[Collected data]
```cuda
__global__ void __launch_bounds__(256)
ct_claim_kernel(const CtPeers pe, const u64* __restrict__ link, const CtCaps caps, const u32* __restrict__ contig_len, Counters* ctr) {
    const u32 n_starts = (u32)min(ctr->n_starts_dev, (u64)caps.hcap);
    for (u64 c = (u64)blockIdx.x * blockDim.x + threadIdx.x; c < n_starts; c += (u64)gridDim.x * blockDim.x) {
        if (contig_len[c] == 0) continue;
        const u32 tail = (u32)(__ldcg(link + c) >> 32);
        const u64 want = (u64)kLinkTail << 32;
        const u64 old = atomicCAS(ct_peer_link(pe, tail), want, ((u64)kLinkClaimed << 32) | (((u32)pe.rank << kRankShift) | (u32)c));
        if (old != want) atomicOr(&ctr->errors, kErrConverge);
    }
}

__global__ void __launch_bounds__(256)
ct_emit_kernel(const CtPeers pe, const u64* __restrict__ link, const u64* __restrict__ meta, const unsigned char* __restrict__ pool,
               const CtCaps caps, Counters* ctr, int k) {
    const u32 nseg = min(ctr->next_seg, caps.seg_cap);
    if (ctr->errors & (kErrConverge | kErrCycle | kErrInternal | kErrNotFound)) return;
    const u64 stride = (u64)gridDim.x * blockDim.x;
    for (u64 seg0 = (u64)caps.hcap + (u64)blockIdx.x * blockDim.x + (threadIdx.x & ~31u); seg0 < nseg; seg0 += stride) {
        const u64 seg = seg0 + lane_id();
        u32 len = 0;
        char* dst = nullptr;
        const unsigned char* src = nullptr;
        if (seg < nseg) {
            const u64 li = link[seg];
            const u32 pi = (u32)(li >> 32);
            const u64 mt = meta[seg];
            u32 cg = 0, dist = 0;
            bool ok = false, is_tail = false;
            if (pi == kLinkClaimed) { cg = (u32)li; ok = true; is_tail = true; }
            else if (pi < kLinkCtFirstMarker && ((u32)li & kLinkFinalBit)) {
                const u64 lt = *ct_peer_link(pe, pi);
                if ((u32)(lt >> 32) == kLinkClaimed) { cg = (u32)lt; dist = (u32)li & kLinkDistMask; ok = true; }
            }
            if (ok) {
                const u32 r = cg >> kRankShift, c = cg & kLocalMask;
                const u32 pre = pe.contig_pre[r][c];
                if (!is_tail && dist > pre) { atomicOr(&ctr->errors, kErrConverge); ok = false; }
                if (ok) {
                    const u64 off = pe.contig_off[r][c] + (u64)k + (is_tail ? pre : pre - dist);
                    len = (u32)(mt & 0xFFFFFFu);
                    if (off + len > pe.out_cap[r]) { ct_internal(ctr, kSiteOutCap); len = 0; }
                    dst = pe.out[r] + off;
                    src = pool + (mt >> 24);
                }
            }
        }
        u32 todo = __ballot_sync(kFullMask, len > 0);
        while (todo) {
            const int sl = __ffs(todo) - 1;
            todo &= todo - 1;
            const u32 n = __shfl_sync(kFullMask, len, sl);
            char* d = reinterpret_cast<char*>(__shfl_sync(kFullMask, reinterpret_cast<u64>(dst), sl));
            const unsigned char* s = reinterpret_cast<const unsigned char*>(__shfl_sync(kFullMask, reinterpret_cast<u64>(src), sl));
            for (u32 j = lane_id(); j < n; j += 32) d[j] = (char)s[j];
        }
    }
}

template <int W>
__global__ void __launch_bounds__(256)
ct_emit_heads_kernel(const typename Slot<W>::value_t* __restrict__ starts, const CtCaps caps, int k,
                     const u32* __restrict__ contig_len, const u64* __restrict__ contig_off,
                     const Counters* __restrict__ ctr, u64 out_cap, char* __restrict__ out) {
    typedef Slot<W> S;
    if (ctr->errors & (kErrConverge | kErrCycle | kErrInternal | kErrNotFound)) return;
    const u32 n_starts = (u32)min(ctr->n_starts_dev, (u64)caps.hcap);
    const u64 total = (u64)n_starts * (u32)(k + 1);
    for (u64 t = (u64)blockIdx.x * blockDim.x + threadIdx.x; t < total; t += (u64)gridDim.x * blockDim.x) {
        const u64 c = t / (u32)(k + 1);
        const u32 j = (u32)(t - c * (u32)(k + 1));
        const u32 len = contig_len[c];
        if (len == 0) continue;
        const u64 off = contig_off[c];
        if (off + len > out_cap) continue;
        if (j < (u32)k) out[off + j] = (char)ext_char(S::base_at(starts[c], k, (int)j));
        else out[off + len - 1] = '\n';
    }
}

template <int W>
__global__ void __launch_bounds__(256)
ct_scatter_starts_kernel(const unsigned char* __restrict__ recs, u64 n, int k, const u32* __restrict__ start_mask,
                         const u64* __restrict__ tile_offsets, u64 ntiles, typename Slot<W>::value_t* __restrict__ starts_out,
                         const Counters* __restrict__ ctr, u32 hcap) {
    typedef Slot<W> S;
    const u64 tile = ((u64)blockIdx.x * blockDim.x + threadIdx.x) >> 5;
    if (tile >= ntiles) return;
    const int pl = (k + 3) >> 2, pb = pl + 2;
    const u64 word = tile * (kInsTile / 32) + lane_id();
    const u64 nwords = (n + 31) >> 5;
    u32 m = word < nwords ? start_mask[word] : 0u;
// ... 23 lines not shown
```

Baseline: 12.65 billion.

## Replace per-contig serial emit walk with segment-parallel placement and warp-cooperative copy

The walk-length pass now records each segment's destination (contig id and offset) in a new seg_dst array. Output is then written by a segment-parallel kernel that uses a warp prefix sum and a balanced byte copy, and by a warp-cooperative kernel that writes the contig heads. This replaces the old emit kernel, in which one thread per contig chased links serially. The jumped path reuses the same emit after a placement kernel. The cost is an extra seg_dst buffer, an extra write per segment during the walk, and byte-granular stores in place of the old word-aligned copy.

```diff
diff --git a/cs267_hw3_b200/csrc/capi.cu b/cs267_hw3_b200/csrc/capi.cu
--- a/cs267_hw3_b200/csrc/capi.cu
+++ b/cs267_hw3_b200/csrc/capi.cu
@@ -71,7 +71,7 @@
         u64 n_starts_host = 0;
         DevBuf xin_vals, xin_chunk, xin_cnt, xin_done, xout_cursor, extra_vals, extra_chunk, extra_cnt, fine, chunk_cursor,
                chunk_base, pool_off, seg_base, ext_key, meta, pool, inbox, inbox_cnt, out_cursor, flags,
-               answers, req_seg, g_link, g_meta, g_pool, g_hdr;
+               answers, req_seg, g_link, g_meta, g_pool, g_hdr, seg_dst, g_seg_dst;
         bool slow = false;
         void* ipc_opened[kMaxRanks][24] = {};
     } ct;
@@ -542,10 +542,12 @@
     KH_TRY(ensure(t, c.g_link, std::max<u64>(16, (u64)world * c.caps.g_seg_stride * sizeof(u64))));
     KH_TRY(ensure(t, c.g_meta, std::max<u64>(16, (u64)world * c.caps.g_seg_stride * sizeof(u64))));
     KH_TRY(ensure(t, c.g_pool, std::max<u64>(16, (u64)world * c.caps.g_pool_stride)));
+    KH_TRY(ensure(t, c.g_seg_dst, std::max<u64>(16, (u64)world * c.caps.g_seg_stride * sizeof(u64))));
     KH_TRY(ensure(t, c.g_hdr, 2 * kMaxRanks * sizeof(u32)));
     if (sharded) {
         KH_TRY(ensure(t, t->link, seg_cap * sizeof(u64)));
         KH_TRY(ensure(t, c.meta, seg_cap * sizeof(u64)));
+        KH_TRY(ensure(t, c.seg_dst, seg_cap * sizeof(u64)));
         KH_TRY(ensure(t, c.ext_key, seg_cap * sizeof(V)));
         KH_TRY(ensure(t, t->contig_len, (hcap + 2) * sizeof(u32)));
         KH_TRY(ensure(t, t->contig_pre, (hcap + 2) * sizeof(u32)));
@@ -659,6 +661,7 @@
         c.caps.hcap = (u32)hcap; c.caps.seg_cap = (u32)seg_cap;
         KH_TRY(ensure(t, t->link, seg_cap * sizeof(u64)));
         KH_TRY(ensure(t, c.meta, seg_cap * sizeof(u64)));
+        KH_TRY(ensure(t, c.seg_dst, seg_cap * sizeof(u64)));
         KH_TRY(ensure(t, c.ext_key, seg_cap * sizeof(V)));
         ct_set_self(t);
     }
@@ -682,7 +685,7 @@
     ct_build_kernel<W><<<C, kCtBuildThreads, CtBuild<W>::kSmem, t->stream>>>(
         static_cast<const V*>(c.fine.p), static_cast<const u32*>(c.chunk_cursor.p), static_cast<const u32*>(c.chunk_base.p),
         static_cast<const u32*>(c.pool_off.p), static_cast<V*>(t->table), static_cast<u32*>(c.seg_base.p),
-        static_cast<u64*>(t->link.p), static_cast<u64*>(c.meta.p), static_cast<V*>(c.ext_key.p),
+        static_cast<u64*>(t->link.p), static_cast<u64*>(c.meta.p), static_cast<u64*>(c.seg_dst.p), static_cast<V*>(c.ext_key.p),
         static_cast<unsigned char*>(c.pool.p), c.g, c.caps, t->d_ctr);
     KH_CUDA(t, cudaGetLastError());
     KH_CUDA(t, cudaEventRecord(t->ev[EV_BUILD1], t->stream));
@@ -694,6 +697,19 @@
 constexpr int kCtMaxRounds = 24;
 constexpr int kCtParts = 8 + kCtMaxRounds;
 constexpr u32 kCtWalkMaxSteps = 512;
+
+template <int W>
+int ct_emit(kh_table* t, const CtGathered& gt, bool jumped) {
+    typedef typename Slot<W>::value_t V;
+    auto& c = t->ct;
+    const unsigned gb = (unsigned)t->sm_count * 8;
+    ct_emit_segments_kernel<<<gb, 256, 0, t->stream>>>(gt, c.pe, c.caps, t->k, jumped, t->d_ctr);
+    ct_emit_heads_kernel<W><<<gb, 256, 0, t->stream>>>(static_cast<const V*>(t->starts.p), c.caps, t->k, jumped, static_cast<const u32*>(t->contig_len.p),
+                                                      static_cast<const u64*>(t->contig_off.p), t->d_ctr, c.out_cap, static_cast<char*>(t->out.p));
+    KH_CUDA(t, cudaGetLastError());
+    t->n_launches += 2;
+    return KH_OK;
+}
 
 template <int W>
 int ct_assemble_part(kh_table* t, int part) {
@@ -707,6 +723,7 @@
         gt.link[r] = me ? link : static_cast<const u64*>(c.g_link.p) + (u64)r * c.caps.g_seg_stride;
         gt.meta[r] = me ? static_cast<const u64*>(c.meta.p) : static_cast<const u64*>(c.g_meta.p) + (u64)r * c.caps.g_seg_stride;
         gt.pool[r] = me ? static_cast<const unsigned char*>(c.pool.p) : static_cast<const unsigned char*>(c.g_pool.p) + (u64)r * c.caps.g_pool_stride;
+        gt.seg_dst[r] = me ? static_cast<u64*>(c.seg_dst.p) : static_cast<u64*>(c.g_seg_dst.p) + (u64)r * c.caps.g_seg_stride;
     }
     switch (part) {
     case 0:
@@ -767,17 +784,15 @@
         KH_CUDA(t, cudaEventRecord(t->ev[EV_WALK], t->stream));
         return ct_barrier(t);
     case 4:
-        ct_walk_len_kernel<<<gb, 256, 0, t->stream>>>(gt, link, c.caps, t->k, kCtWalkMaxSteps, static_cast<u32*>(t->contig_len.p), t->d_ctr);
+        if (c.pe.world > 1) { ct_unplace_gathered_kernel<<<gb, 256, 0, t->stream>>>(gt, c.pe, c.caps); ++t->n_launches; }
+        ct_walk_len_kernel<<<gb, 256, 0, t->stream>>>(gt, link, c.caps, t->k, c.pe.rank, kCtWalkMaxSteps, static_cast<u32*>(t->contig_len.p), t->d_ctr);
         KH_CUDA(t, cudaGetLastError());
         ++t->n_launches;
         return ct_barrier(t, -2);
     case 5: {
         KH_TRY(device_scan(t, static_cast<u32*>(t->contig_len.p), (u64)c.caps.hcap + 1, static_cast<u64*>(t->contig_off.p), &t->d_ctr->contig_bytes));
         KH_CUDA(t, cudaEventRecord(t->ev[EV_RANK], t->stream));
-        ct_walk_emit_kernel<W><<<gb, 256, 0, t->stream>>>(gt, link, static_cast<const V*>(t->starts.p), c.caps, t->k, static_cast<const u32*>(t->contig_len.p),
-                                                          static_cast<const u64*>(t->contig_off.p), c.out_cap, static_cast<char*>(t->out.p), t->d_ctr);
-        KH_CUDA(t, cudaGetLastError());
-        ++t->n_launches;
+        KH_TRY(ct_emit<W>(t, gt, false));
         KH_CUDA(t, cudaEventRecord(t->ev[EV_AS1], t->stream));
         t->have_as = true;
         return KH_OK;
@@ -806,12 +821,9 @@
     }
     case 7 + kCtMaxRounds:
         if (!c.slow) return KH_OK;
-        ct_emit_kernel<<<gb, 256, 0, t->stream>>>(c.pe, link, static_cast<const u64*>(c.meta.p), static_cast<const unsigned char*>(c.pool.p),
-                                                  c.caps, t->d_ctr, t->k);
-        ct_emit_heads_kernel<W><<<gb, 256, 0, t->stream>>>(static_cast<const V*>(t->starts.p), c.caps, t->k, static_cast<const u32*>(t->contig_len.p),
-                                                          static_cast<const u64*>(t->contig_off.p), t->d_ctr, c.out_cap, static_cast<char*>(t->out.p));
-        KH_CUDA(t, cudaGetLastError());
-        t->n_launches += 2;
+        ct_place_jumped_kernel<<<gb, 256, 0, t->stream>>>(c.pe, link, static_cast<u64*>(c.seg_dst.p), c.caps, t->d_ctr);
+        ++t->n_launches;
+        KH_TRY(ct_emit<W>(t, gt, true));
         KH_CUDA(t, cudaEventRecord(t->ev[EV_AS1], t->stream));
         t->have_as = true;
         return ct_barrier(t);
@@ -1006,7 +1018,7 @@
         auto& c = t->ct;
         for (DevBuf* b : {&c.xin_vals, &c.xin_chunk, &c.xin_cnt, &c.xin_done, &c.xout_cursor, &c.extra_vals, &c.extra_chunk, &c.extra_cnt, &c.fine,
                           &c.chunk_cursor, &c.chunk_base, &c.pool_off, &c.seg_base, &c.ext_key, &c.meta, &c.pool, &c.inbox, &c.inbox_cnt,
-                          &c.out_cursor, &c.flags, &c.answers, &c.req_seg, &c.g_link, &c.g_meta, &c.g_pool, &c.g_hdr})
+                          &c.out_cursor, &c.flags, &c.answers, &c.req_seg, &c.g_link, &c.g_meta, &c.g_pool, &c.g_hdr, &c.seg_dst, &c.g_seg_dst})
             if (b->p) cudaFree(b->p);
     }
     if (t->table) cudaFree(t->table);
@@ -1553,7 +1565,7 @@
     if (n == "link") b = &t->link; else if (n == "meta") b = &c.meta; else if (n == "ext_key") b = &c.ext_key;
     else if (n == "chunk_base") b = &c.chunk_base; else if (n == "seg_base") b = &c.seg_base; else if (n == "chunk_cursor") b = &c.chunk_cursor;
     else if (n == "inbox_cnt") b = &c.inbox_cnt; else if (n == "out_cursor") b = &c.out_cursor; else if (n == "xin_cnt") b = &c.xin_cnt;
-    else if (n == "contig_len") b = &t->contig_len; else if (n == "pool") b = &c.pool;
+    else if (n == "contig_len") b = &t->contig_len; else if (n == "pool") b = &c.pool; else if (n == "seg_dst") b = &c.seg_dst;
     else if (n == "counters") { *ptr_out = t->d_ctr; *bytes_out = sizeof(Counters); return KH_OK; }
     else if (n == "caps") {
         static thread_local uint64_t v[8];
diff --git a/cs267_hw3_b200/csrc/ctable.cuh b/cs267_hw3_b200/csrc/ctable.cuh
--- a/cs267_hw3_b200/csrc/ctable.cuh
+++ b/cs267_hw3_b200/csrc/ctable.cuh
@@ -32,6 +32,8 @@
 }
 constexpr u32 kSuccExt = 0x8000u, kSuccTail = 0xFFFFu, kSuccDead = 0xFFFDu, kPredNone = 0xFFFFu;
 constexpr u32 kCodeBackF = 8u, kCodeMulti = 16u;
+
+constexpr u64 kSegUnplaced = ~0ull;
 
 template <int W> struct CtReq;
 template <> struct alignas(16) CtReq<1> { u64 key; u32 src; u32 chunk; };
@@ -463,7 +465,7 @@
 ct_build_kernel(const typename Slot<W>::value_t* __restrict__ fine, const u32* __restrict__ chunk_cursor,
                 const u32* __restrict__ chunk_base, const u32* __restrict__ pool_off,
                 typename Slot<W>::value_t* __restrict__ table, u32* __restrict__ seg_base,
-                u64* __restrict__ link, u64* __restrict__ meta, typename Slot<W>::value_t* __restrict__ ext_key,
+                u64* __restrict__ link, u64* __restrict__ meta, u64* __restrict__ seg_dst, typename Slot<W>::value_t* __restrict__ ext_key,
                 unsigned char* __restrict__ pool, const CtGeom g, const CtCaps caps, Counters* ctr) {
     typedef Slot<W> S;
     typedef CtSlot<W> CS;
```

■ **The task**
Please copy every line of the records above in which "dist" appears.

■ **Task solution**
            u32 cg = 0, dist = 0;
                if ((u32)(lt >> 32) == kLinkClaimed) { cg = (u32)lt; dist = (u32)li & kLinkDistMask; ok = true; }
                if (!is_tail && dist > pre) { atomicOr(&ctr->errors, kErrConverge); ok = false; }
                    const u64 off = pe.contig_off[r][c] + (u64)k + (is_tail ? pre : pre - dist);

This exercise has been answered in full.